# Aftermarket stereo install with mylink



## armyofpunk (Mar 29, 2018)

Has anyone installed an aftermarket stereo in their cruze that has the mylink system.?

I'm trying to decide if I should and how it would look and work but I can only find install on the dot matrix display.

Thanks

Sent from my Moto Z3 Play using Tapatalk


----------



## grtpumpkin (Nov 25, 2016)

I have no experience with this, but google "gmos-044" & "gmos-045". If I were to ever install an aftermarkey head unit I would look into these. A bit pricey though.


----------



## Cruze70 (Aug 28, 2014)

I think I have, and the steering wheel controls work for the stereo, but now I can not change the time and date in the main screen. I just have to hook the control box that I bought for it (forget name or brand it was 2 years ago) and reprogram what each button does. I may lose some functions for the stereo, but atleast my time and date will be correct. I also bought a USB cable so I can hook my android phone in.


----------



## armyofpunk (Mar 29, 2018)

Cruze70 said:


> I think I have, and the steering wheel controls work for the stereo, but now I can not change the time and date in the main screen. I just have to hook the control box that I bought for it (forget name or brand it was 2 years ago) and reprogram what each button does. I may lose some functions for the stereo, but atleast my time and date will be correct. I also bought a USB cable so I can hook my android phone in.

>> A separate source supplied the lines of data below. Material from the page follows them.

int sg_create(int device, sg_ctx** out) {
    if (!out) return SG_ERR_ARG;
    *out = nullptr;
    int n = 0;
    if (hipGetDeviceCount(&n) != hipSuccess || device < 0 || device >= n) return SG_ERR_HIP;
    if (hipSetDevice(device) != hipSuccess) return SG_ERR_HIP;
    sg_ctx* ctx = new (std::nothrow) sg_ctx();
    if (!ctx) return SG_ERR_HIP;
    ctx->device = device;
    hipDeviceProp_t prop;
    if (hipGetDeviceProperties(&prop, device) == hipSuccess && prop.multiProcessorCount > 0)
        ctx->num_cus = prop.multiProcessorCount;
    if (hipEventCreate(&ctx->ev0) != hipSuccess || hipEventCreate(&ctx->ev1) != hipSuccess) {
        delete ctx;
        return SG_ERR_HIP;
// ... 413 lines not shown
        const int F = num_frames(T);
        if (!layer_frames(F, Fl)) return fail(ctx, SG_ERR_ARG, "%d frames are too few for the TDNN context", F);
        size_t per_utt = 0;
        for (int l = 0; l < kLayers; ++l) per_utt = std::max(per_utt, (size_t)Fl[l] * kCoutPad[l] * sizeof(float));
        long max_rows = (long)(0x7FFFFFFFull / per_utt);
        if (const char* e = sg_tune_env("SG_EOT_MAX_ROWS")) max_rows = std::min<long>(max_rows, atol(e));
        G = (int)std::min<long>(reps, std::max<long>(1, max_rows / B));
    }
    PassDims d;
    rc = check_dims(ctx, B * G, T, SG_FLAG_WAV, &d);
    if (rc) return rc;
    Workspace& w = ctx->ws;
    for (int r = 0; r < G; ++r)
        SG_HIP(hipMemcpyAsync(w.y_rep + (size_t)r * B, y_dev, (size_t)B * sizeof(int64_t), hipMemcpyDeviceToDevice, s));
    const bool want_rec = loss_trace_dev || decision_trace_dev;
    if (want_rec && G < reps && w.eot_rows_cap < (size_t)reps * B) {
        if (w.eot_loss_rows || w.eot_dec_rows) {
            SG_HIP(hipStreamSynchronize(s));
            for (void* old : {static_cast<void*>(w.eot_loss_rows), static_cast<void*>(w.eot_dec_rows)}) {
                auto it = std::find(w.allocs.begin(), w.allocs.end(), old);
                if (it != w.allocs.end()) {
                    (void)hipFree(old);
                    w.allocs.erase(it);
                }
            }
            w.eot_loss_rows = nullptr;
            w.eot_dec_rows = nullptr;
            w.eot_rows_cap = 0;
        }
        if ((rc = dev_alloc(ctx, w.allocs, &w.eot_loss_rows, (size_t)reps * B))) return rc;
        if ((rc = dev_alloc(ctx, w.allocs, &w.eot_dec_rows, (size_t)reps * B))) return rc;
        w.eot_rows_cap = (size_t)reps * B;
    }
    for (int it = 0; it <= p->max_iter; ++it) {
        const bool last = it == p->max_iter;
        const int nrep = last ? 1 : reps;
        for (int g0 = 0; g0 < nrep; g0 += G) {
            const int Gi = std::min(G, nrep - g0);
            sg_dither dz = p->dither;
            dz.seed += (uint64_t)it * 0x9E3779B97F4A7C15ull + (uint64_t)g0 * 0xC2B2AE3D27D4EB4Full;
            d.B = B * Gi;
            d.Bu = Gi > 1 ? B : 0;
            d.keep_scale = it > 0 || g0 > 0;
            if ((rc = run_frontend(ctx, x_adv_dev, d, SG_FLAG_WAV, &dz, !last, s))) return rc;
            if ((rc = run_tdnn_forward(ctx, d, s))) return rc;
            TailArgs t{};
            t.fc1_part = w.fc1_part; t.nsplit = kFc1SplitK; t.B = d.B; t.m = &ctx->xv; t.y = w.y_rep; t.loss = p->loss;
            t.want_grad = !last; t.demb = w.demb;
            t.scores = last ? scores_dev : nullptr;
            t.decisions = last ? decisions_dev : nullptr;
            t.loss_out = last ? loss_dev : nullptr;
            t.success = last ? success_dev : nullptr;
            const bool direct = nrep == 1, grouped = nrep > G;
            float* lrows = grouped ? w.eot_loss_rows + (size_t)g0 * B : w.loss;
            int64_t* drows = grouped ? w.eot_dec_rows + (size_t)g0 * B : w.decisions;
            t.loss_trace = !want_rec ? nullptr : (direct && loss_trace_dev ? loss_trace_dev + (size_t)it * B : lrows);
            t.decision_trace = !want_rec ? nullptr : (direct && decision_trace_dev ? decision_trace_dev + (size_t)it * B : drows);
            t.coef_rows = B;
            SG_STAGE(SG_STAGE_TAIL, launch_tail(t, s));
            if (want_rec && !direct && g0 + Gi >= nrep)
                SG_HIP(launch_eot_trace_reduce(grouped ? w.eot_loss_rows : w.loss, grouped ? w.eot_dec_rows : w.decisions, nrep, B,
                                               loss_trace_dev ? loss_trace_dev + (size_t)it * B : nullptr,
                                               decision_trace_dev ? decision_trace_dev + (size_t)it * B : nullptr, s));
            if (!last) {
                const bool final_group = g0 + Gi >= nrep;
                rc = run_backward_to_input(ctx, x_adv_dev, d, SG_FLAG_WAV, &dz, final_group ? nullptr : w.grad,
                                           final_group ? x_adv_dev : nullptr, lower_dev, upper_dev, p->step_size, p->grad_sign, s,
                                           g0 > 0 ? w.grad : nullptr);
                if (rc) return rc;
            }
        }
    }
    return SG_OK;
}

Do you still retain the car settings that are on the factory system?

Sent from my Moto Z3 Play using Tapatalk


----------



## grtpumpkin (Nov 25, 2016)

There was a you tube video of someone who used the gmoss-44. Shows the button sequence to set the clock.

Sent from my Z717VL using Tapatalk


----------



## Cruze70 (Aug 28, 2014)

armyofpunk said:


> Do you still retain the car settings that are on the factory system?
> 
> Sent from my Moto Z3 Play using Tapatalk


you can, but I customized the settings with the aftermark interface I got. if I change the phone buttons back to OEM I will be able to do everything again


----------



## Cruze70 (Aug 28, 2014)

OMG all I had to do was turn the stereo off and then I was able to use the controls as normal to set the built in display!!! this rocks my car no longer thinks it is 2011 and an hour and 28 minutes later than it is!!!


----------



## armyofpunk (Mar 29, 2018)

Cruze70 said:


> OMG all I had to do was turn the stereo off and then I was able to use the controls as normal to set the built in display!!! this rocks my car no longer thinks it is 2011 and an hour and 28 minutes later than it is!!!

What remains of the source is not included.